╭─ Data extracts
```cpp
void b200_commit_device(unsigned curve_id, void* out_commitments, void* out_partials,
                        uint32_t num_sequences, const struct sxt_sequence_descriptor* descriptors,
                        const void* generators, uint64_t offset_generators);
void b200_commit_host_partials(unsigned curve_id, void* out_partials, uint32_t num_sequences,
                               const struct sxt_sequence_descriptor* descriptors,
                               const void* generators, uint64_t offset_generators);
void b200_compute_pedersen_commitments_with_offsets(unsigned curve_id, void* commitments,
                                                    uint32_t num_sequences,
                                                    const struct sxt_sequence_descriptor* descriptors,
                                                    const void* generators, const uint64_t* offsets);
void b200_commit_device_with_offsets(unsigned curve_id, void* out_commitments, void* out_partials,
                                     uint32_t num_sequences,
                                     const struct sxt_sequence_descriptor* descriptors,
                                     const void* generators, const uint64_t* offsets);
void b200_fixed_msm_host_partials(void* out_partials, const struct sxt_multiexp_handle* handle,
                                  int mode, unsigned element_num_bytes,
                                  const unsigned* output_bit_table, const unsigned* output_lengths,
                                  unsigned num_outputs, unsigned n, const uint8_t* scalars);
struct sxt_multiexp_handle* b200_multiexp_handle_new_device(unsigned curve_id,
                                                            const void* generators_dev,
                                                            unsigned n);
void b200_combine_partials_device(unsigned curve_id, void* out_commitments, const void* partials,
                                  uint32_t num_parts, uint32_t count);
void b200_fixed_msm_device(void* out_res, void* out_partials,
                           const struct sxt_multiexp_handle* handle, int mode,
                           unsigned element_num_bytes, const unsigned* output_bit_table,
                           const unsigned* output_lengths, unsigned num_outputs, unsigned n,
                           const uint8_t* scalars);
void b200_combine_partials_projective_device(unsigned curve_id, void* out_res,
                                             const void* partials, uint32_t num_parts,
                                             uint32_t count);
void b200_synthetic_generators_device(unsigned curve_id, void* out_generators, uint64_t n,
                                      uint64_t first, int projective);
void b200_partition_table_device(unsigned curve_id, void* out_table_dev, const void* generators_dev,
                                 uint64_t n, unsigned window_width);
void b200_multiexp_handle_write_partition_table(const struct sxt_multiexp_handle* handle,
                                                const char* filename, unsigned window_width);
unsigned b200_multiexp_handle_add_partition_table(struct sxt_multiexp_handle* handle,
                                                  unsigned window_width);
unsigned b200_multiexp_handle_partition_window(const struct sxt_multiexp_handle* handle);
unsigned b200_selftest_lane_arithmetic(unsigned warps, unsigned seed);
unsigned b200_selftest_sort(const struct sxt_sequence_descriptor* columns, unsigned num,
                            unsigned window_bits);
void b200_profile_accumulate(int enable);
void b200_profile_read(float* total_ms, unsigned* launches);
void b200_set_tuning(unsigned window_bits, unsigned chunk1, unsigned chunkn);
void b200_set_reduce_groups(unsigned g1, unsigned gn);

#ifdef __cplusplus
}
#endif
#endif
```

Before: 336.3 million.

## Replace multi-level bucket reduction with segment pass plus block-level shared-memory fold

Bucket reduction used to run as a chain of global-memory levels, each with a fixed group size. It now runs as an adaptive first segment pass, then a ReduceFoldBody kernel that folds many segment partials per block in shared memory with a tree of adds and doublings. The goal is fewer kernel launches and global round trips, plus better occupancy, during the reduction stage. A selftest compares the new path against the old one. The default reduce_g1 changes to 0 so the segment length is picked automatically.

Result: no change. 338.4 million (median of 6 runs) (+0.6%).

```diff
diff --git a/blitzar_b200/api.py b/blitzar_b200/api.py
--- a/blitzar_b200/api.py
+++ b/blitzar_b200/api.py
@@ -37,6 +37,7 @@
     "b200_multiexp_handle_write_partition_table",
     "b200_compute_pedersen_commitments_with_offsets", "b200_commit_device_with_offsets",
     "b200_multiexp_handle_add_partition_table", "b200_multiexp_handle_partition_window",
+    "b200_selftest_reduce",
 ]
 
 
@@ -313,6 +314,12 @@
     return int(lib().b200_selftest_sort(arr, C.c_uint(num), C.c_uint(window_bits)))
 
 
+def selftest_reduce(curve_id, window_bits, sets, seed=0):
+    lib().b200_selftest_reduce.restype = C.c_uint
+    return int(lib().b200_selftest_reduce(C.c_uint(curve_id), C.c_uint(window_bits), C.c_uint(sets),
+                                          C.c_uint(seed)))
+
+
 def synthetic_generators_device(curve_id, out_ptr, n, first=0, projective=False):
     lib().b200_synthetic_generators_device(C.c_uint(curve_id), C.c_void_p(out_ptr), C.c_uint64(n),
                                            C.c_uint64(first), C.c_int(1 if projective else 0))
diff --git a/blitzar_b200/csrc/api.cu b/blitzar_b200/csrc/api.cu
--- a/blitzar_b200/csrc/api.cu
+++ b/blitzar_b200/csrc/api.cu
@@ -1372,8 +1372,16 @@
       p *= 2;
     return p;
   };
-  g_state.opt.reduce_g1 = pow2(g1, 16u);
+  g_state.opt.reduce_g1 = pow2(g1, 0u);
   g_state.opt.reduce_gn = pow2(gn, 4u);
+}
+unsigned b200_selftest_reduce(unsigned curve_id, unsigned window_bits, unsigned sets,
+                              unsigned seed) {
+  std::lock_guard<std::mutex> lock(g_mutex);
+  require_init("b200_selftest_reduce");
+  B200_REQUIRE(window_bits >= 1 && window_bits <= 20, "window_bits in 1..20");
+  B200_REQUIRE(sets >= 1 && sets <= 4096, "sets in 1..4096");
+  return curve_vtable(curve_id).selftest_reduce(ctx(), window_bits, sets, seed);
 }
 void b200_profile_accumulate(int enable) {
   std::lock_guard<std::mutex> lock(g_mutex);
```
╰─
*How to complete this task:*
Where does the word "seed" appear in the records above? Return every line that holds it.

*Response below:*
unsigned b200_selftest_lane_arithmetic(unsigned warps, unsigned seed);
+def selftest_reduce(curve_id, window_bits, sets, seed=0):
+                                          C.c_uint(seed)))
+                              unsigned seed) {
+  return curve_vtable(curve_id).selftest_reduce(ctx(), window_bits, sets, seed);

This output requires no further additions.